During this week, Banks have borrowed an average of Rs.1.81 trillion through the repo route. The tightness in liquidity was attributed to absorption of rupee funds by RBI via intervention, lower Government spending, funds deployed for Elections and higher import bill on account of crude oil and gold imports into the country. The liquidity tightness in the system is structural in nature which can only be corrected over a period of time and there is no immediate solution available. The tax outflows in the middle of March are expected to tighten the liquidity further. In this background, one can possible expect to see 50 bps cut in the CRR even before the policy meeting on March 15th. Open market operations of Central Bank have so far exceeded Rs.1.1 trillion but the liquidity tightness has not softened. The overnight call money interest rates stayed below 9%. The short-term money market yields have zoomed higher withthe 3 month CDs and CPs traded at 11% and 11.5% per annum respectively. However the long-term bond and swap yields have remained broadly stable encouraged by the prospects of key rates cut in the forthcoming policy meeting of the Central Bank.
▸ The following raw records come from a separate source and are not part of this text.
# weleen/AGRL.pytorch

Hardware: AMD Instinct MI355X
Metric: frames/sec (fwd+GCN+distmat), MARS seq_len=8 (higher is better)
Workload: dtype fp16; 1 GPU; MARS seq_len=8 bs=32/GPU fp16 fwd+distmat (BASELINE configs[1]): 256x128 frames, VMGN ResNet50x2-branch + 2 graph layers, cosine distmat vs resident 12180 x 4096 gallery; global_batch=32, seq_len=8, gallery_rows_per_gpu=12180, parallelism=dp1, hip_graph=False, ranks=1, devices_visible=1, library=libagrl_hip.so, clip_batches_rotated=3, clip_bytes_rotated=301989888

## Files before the change

### agrl.pytorch_amd/csrc/agrl_common.h

```cpp
#pragma once
#include <hip/hip_runtime.h>
#include <math.h>
#include <stdint.h>
#include <stdio.h>
#include <stdarg.h>

#include "../../include/agrl_hip.h"

#define AGRL_WAVE 64

#ifndef AGRL_LP_F16
#define AGRL_LP_F16 1
#endif
constexpr bool kLpF16 = AGRL_LP_F16 != 0;
typedef unsigned short lp16_t;
typedef __attribute__((ext_vector_type(8))) __bf16 bf16x8_t;
typedef __attribute__((ext_vector_type(8))) _Float16 f16x8_t;
typedef __attribute__((ext_vector_type(4))) float f32x4_t;

void agrl_set_error(const char* fmt, ...);

#define AGRL_CHECK_ARG(cond, ...)       \
    do {                                \
        if (!(cond)) {                  \
            agrl_set_error(__VA_ARGS__); \
            return 1;                   \
        }                               \
    } while (0)

#define AGRL_CHECK_LAUNCH(name)                                                   \
    do {                                                                          \
        hipError_t e__ = hipGetLastError();                                       \
        if (e__ != hipSuccess) {                                                  \
            agrl_set_error("%s: launch failed: %s", name, hipGetErrorString(e__)); \
            return 2;                                                             \
        }                                                                         \
    } while (0)

static inline bool agrl_is_pow2(float v) {
    int e = 0;
    return v > 0.f && v <= 3.4e38f && frexpf(v, &e) == 0.5f;
}
#define AGRL_CHECK_POW2(value, who, name) \
    AGRL_CHECK_ARG(agrl_is_pow2(value), "%s: %s=%g is not a positive finite power of two", who, name, (double)(value))

__attribute__((visibility("hidden"))) int agrl_cu_count();

typedef __attribute__((address_space(3))) void lds_void_t;
typedef __attribute__((address_space(1))) const void gbl_void_t;

__host__ __device__ inline float lp16_to_f32(lp16_t v) {
    if constexpr (kLpF16) {
        return (float)__builtin_bit_cast(_Float16, v);
    } else {
        return __builtin_bit_cast(float, ((uint32_t)v) << 16);
    }
}
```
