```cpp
int mg_gen_engine_create(mg_gen_engine **out, int max_B, int max_T);
int mg_gen_engine_load_state(mg_gen_engine *e, const float *const *v, const float *const *g,
                             const float *const *bias);
int mg_gen_engine_forward(mg_gen_engine *e, const float *mel_host, float *audio_host, int B, int T);
int mg_gen_engine_forward_ragged(mg_gen_engine *e, const float *mel_host, float *audio_host, int B, int T_max,
                                 const int *lengths);
int mg_gen_engine_last_kernel_ms(mg_gen_engine *e, float *ms);
void mg_gen_engine_destroy(mg_gen_engine *e);


size_t mg_msd_scale_backward_workspace_bytes(int Bt, int L0);
int mg_msd_scale_backward(const void *packed, int scale, const float *x0, const float *const *fmap, const float *const *gfmap,
                          float *gx0, float *const *dw, float *const *db, int *reached, void *workspace, size_t workspace_bytes,
                          int Bt, int L0, void *status_word, void *stream);

int mg_lrelu_backward(const float *g1, const float *g2, const float *out, float *dz, long long n, void *stream);

size_t mg_msd_grouped_backward_workspace_bytes(int layer, int Bt, int Lout);
int mg_msd_grouped_backward(const void *packed, int scale, int layer, const float *dz, const float *x, float *dx, float *dw,
                            float *db, void *workspace, size_t workspace_bytes, int Bt, int Lin, int Lout, void *stream);

int mg_msd_post1_dgrad(const void *packed, int scale, const float *dz, float *dx, int Bt, int L, void *status_word, void *stream);
int mg_msd_post1_wgrad(const float *x, const float *dz, float *dw, float *db, int Bt, int L, void *status_word, void *stream);

size_t mg_msd_edge_backward_workspace_bytes(int layer, int Bt, int L);
int mg_msd_edge_backward(const void *packed, int scale, int layer, const float *dz, const float *x, float *dx, float *dw, float *db,
                         void *workspace, size_t workspace_bytes, int Bt, int L, void *stream);

int mg_msd_wn_backward(const float *const *v, const float *const *g, const float *const *dw, float *const *dv,
                       float *const *dg, void *stream);

int mg_adam_chunk(void);
int mg_adam_step(float *const *p, const float *const *g, float *const *m, float *const *v, const long long *n,
                 const int *first, int count, int total_ctas, float lr, float beta1, float beta2, float eps,
                 float weight_decay, long long step, void *stream);

size_t mg_loss_workspace_bytes(const long long *n, int count);
int mg_loss_forward(const float *const *a, const float *const *b, const long long *n, const int *mode, int count,
                    float *out, void *workspace, size_t workspace_bytes, void *stream);
int mg_loss_backward(const float *const *a, const float *const *b, const long long *n, const int *mode, int count,
                     const float *grad_out, float *const *grad_a, float *const *grad_b, void *stream);

int mg_gen_forward_launches(void);
int mg_gen_forward_slices(int B, int T);
int mg_gen_set_pipeline(int tail_mask);
const char *mg_gen_kernel_name(int i);
const char *mg_gen_kernel_config(int i, int T);

#ifdef __cplusplus
}
#endif
#endif
```

### melgan_multi_b200/csrc/mg_api.cu

```cuda
#include <new>
#include <stdlib.h>
#include <string.h>

#include "mg_common.cuh"

namespace mg {


static int *status_ptr(void *workspace, int B, int T) {
    return reinterpret_cast<int *>(reinterpret_cast<float *>(workspace) + ws_offset(6, (size_t)B, (size_t)T));
}

static int run_generator(const float *packed, const float *mel, float *audio, const RunTable &batch, float *ws, cudaStream_t s,
                         cudaEvent_t *ev, const float *mel_host = nullptr, float *audio_host = nullptr) {
    int *st = status_ptr(ws, batch.items(), batch.stride);
    MG_CUDA_TRY(cudaMemsetAsync(st, 0, sizeof(int), s));
    return launch_generator_tc(packed, mel, audio, batch, ws, st, s, ev, mel_host, audio_host);
}

static int check_shape(const char *fn, int B, int T) {
    if (B < 1 || T < 1) return set_error(MG_ERR_INVALID_ARGUMENT, "%s: need B >= 1 and T >= 1 (got B=%d, T=%d)", fn, B, T);
    if ((long long)B * T > (1ll << 24)) return set_error(MG_ERR_INVALID_ARGUMENT, "%s: B*T = %lld too large", fn, (long long)B * T);
    return MG_OK;
}

static int check_lengths(const char *fn, int B, int T_max, const int *lengths) {
    int rc = check_shape(fn, B, T_max);
    if (rc) return rc;
    if (B > MG_GEN_RAGGED_MAX_B)
        return set_error(MG_ERR_INVALID_ARGUMENT, "%s: B = %d exceeds MG_GEN_RAGGED_MAX_B = %d", fn, B, MG_GEN_RAGGED_MAX_B);
    if (!lengths) return set_error(MG_ERR_INVALID_ARGUMENT, "%s: null lengths", fn);
    for (int i = 0; i < B; ++i)
        if (lengths[i] < 1 || lengths[i] > T_max)
            return set_error(MG_ERR_INVALID_ARGUMENT, "%s: lengths[%d] = %d is outside [1, T_max = %d]", fn, i, lengths[i], T_max);
    return MG_OK;
}

template <class F>
static int run_one_kernel(const char *fn, cudaStream_t stream, F launch) {
    int *st = nullptr;
    MG_CUDA_TRY(cudaMalloc(&st, sizeof(int)));
    cudaMemsetAsync(st, 0, sizeof(int), stream);
    int rc = launch(st);
    int h = 0;
    if (rc == MG_OK) {
        cudaError_t e = cudaStreamSynchronize(stream);
        if (e != cudaSuccess) rc = set_error(MG_ERR_CUDA, "%s: %s", fn, cudaGetErrorString(e));
        else if (cudaMemcpy(&h, st, sizeof(int), cudaMemcpyDeviceToHost) != cudaSuccess || h)
            rc = set_error(MG_ERR_CUDA, "%s: pipeline wait timed out (role code %d)", fn, h);
    }
    cudaFree(st);
    return rc;
}

}

using namespace mg;

extern "C" {

int mg_abi_version(void) { return 2; }

const char *mg_last_error_string(void) { return error_buffer(); }

int mg_device_check(void) {
    int dev = 0;
    MG_CUDA_TRY(cudaGetDevice(&dev));
    cudaDeviceProp p;
    MG_CUDA_TRY(cudaGetDeviceProperties(&p, dev));
    if (p.major != 9 || p.minor != 0)
        return set_error(MG_ERR_UNSUPPORTED_DEVICE, "device %d is sm_%d%d; this library is built for sm_90a (H100) only",
                         dev, p.major, p.minor);
    return MG_OK;
}

size_t mg_gen_packed_bytes(void) { return packed_total_bytes(); }

int mg_gen_pack(const float *const *v, const float *const *g, const float *const *bias, void *packed, void *stream) {
    if (!v || !g || !bias || !packed) return set_error(MG_ERR_INVALID_ARGUMENT, "mg_gen_pack: null argument");
    if ((uintptr_t)packed % 16) return set_error(MG_ERR_INVALID_ARGUMENT, "mg_gen_pack: packed must be 16-byte aligned");
    return launch_pack(v, g, bias, (float *)packed, (cudaStream_t)stream);
}

size_t mg_gen_workspace_bytes(int B, int T) {
    if (B < 1 || T < 1) return 0;
    return ws_offset(6, (size_t)B, (size_t)T) * sizeof(float) + 256;
}

static int check_forward(const char *fn, const void *packed, const float *mel, float *audio, int B, int T, void *workspace,
                         size_t workspace_bytes) {
    if (!packed || !mel || !audio || !workspace) return set_error(MG_ERR_INVALID_ARGUMENT, "%s: null argument", fn);
    if (workspace_bytes < mg_gen_workspace_bytes(B, T))
        return set_error(MG_ERR_WORKSPACE_TOO_SMALL, "%s: workspace %zu < %zu bytes", fn, workspace_bytes, mg_gen_workspace_bytes(B, T));
    if ((uintptr_t)packed % 16 || (uintptr_t)workspace % 16)
        return set_error(MG_ERR_INVALID_ARGUMENT, "%s: packed/workspace must be 16-byte aligned", fn);
    return MG_OK;
}

int mg_gen_forward(const void *packed, const float *mel, float *audio, int B, int T, void *workspace,
                   size_t workspace_bytes, void *stream) {
    int rc = check_shape("mg_gen_forward", B, T);
    if (!rc) rc = check_forward("mg_gen_forward", packed, mel, audio, B, T, workspace, workspace_bytes);
    if (rc) return rc;
    return run_generator((const float *)packed, mel, audio, RunTable::uniform(B, T), (float *)workspace, (cudaStream_t)stream,
                         nullptr);
}

int mg_gen_forward_ragged(const void *packed, const float *mel, float *audio, int B, int T_max, const int *lengths,
                          void *workspace, size_t workspace_bytes, void *stream) {
    int rc = check_lengths("mg_gen_forward_ragged", B, T_max, lengths);
    if (!rc) rc = check_forward("mg_gen_forward_ragged", packed, mel, audio, B, T_max, workspace, workspace_bytes);
    if (rc) return rc;
    return run_generator((const float *)packed, mel, audio, RunTable::ragged(lengths, B, T_max), (float *)workspace,
                         (cudaStream_t)stream, nullptr);
}

int mg_gen_forward_timed(const void *packed, const float *mel, float *audio, int B, int T, void *workspace,
                         size_t workspace_bytes, void *stream, float *kernel_ms) {
    int rc = check_shape("mg_gen_forward_timed", B, T);
    if (rc) return rc;
    if (!packed || !mel || !audio || !workspace || !kernel_ms)
        return set_error(MG_ERR_INVALID_ARGUMENT, "mg_gen_forward_timed: null argument");
    if (workspace_bytes < mg_gen_workspace_bytes(B, T))
        return set_error(MG_ERR_WORKSPACE_TOO_SMALL, "mg_gen_forward_timed: workspace too small");
    const int n = mg_gen_forward_launches();
    cudaEvent_t ev[17];
    for (int i = 0; i <= n; ++i) MG_CUDA_TRY(cudaEventCreate(&ev[i]));
    rc = run_generator((const float *)packed, mel, audio, RunTable::uniform(B, T), (float *)workspace, (cudaStream_t)stream, ev);
    if (rc == MG_OK) {
        cudaError_t e = cudaEventSynchronize(ev[n]);
        if (e != cudaSuccess) rc = set_error(MG_ERR_CUDA, "mg_gen_forward_timed: %s", cudaGetErrorString(e));
        for (int i = 0; i < n && rc == MG_OK; ++i)
            if (cudaEventElapsedTime(&kernel_ms[i], ev[i], ev[i + 1]) != cudaSuccess)
                rc = set_error(MG_ERR_CUDA, "mg_gen_forward_timed: cudaEventElapsedTime failed");
    }
    for (int i = 0; i <= n; ++i) cudaEventDestroy(ev[i]);
    return rc;
}

const char *mg_gen_kernel_name(int i) { return generator_tc_kernel_name(i); }

const char *mg_gen_kernel_config(int i, int T) { return generator_tc_kernel_config(i, T); }

int mg_gen_set_pipeline(int tail_mask) {
    if (tail_mask < -1 || tail_mask > 15) return set_error(MG_ERR_INVALID_ARGUMENT, "mg_gen_set_pipeline: mask %d", tail_mask);
    generator_tc_set_tail(tail_mask);
    return MG_OK;
}

int mg_gen_stage_output(const void *workspace, int which, float *out, int B, int T, void *stream) {
    int rc = check_shape("mg_gen_stage_output", B, T);
    if (rc) return rc;
    if (which < 0 || which > 3 || !workspace || !out)
        return set_error(MG_ERR_INVALID_ARGUMENT, "mg_gen_stage_output: which must be 0..3 (the last stage is fused with conv_post)");
    if (which > 0 && generator_tc_tail() != 0)
        return set_error(MG_ERR_INVALID_ARGUMENT, "mg_gen_stage_output: ResBlock outputs are not materialised while the next stage's "
                         "ConvT is fused at their kernel's tail; select the unfused chain with mg_gen_set_pipeline(0) first");
    const size_t off = ws_offset(which, B, T), n = ws_offset(which + 1, B, T) - off;
    MG_CUDA_TRY(cudaMemcpyAsync(out, (const float *)workspace + off, n * sizeof(float), cudaMemcpyDeviceToDevice,
                                (cudaStream_t)stream));
    return MG_OK;
}

size_t mg_msd_grouped_backward_workspace_bytes(int layer, int Bt, int Lout) {
    if (layer < 1 || layer > 4 || Bt < 1 || Lout < 1) return 0;
    return grouped_bwd_workspace_bytes(layer, Bt, Lout);
}

int mg_msd_grouped_backward(const void *packed, int scale, int layer, const float *dz, const float *x, float *dx, float *dw,
                            float *db, void *workspace, size_t workspace_bytes, int Bt, int Lin, int Lout, void *stream) {
    if (!packed || !dz || scale < 0 || scale > 2 || layer < 1 || layer > 4 || Bt < 1 || Lin < 1 || Lout < 1)
        return set_error(MG_ERR_INVALID_ARGUMENT, "mg_msd_grouped_backward: bad argument");
    const DLayer d = d_layer(layer);
    if (Lout != (Lin + 2 * d.pad - d.k) / d.stride + 1)
        return set_error(MG_ERR_INVALID_ARGUMENT, "mg_msd_grouped_backward: Lout %d does not follow from Lin %d", Lout, Lin);
    if (dw && (!x || !db || !workspace || workspace_bytes < grouped_bwd_workspace_bytes(layer, Bt, Lout)))
        return set_error(MG_ERR_WORKSPACE_TOO_SMALL, "mg_msd_grouped_backward: dw needs x, db and a workspace of %zu bytes",
                         grouped_bwd_workspace_bytes(layer, Bt, Lout));
    const uint8_t *blob = reinterpret_cast<const uint8_t *>(packed) + (size_t)scale * d_blob_bytes();
    return launch_disc_grouped_backward(blob, layer, dz, x, dx, dw, db, (float *)workspace, Bt, Lin, Lout, (cudaStream_t)stream);
}

int mg_msd_post1_dgrad(const void *packed, int scale, const float *dz, float *dx, int Bt, int L, void *status_word, void *stream) {
    if (!packed || !dz || !dx || dz == dx || !status_word || scale < 0 || scale > 2 || Bt < 1 || L < 1)
        return set_error(MG_ERR_INVALID_ARGUMENT, "mg_msd_post1_dgrad: bad argument");
    const uint8_t *blob = reinterpret_cast<const uint8_t *>(packed) + (size_t)scale * d_blob_bytes();
    return launch_disc_post1_dgrad_tc(dz, dx, blob + d_tcT_start(), reinterpret_cast<const float *>(blob + d_zero_start()), Bt, L,
                                      (int *)status_word, (cudaStream_t)stream);
}

int mg_msd_post1_wgrad(const float *x, const float *dz, float *dw, float *db, int Bt, int L, void *status_word, void *stream) {
    if (!x || !dz || !dw || !db || !status_word || Bt < 1 || L < 1)
        return set_error(MG_ERR_INVALID_ARGUMENT, "mg_msd_post1_wgrad: bad argument");
    return launch_disc_post1_wgrad_tc(x, dz, dw, db, Bt, L, (int *)status_word, (cudaStream_t)stream);
}

size_t mg_msd_edge_backward_workspace_bytes(int layer, int Bt, int L) {
    return (layer == 0 && Bt > 0 && L > 0) ? edge_bwd_workspace_bytes(layer, Bt, L) : 0;
}

int mg_msd_edge_backward(const void *packed, int scale, int layer, const float *dz, const float *x, float *dx, float *dw, float *db,
                         void *workspace, size_t workspace_bytes, int Bt, int L, void *stream) {
    if (!packed || !dz || !x || !dw || !db || scale < 0 || scale > 2 || (layer != 0 && layer != 6) || Bt < 1 || L < 1)
        return set_error(MG_ERR_INVALID_ARGUMENT, "mg_msd_edge_backward: bad argument (layer is 0 = conv_pre or 6 = conv_post2)");
    if (layer == 0 && (!workspace || workspace_bytes < edge_bwd_workspace_bytes(0, Bt, L)))
        return set_error(MG_ERR_WORKSPACE_TOO_SMALL, "mg_msd_edge_backward: conv_pre needs a workspace of %zu bytes",
                         edge_bwd_workspace_bytes(0, Bt, L));
    const uint8_t *blob = reinterpret_cast<const uint8_t *>(packed) + (size_t)scale * d_blob_bytes();
    return launch_disc_edge_backward(blob, layer, dz, x, dx, dw, db, (float *)workspace, Bt, L, (cudaStream_t)stream);
}

size_t mg_msd_scale_backward_workspace_bytes(int Bt, int L0) {
    return (Bt > 0 && L0 > 0) ? disc_scale_backward_workspace_bytes(Bt, L0) : 0;
}

int mg_msd_scale_backward(const void *packed, int scale, const float *x0, const float *const *fmap, const float *const *gfmap,
                          float *gx0, float *const *dw, float *const *db, int *reached, void *workspace, size_t workspace_bytes,
                          int Bt, int L0, void *status_word, void *stream) {
    if (!packed || !x0 || !fmap || !gfmap || !dw || !db || !workspace || !status_word || scale < 0 || scale > 2 || Bt < 1 || L0 < 1)
        return set_error(MG_ERR_INVALID_ARGUMENT, "mg_msd_scale_backward: bad argument");
    for (int l = 0; l < kDiscLayers; ++l)
        if (!fmap[l]) return set_error(MG_ERR_INVALID_ARGUMENT, "mg_msd_scale_backward: fmap[%d] is NULL", l);
    if (Bt > 65535) return set_error(MG_ERR_INVALID_ARGUMENT, "discriminator batch %d exceeds 65535", Bt);
    const uint8_t *blob = reinterpret_cast<const uint8_t *>(packed) + (size_t)scale * d_blob_bytes();
    return launch_disc_scale_backward(blob, x0, fmap, gfmap, gx0, dw, db, reached, workspace, workspace_bytes, Bt, L0,
                                      (int *)status_word, (cudaStream_t)stream);
}
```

In relation to the weakness in the rupee exchange rate, the forwards fell moderately across the maturities. The forward dollar premiums upto 3 months maturities scaled higher and ranged between 8.5% to 9.2% per annum on the back of money-market related paying interest. The far forwards beyond the 6-month tenor were traded lower. The 1-year forward dollar premium edged lower to end the week at 6.09% per annum from the week’s opening at 6.37% per annum.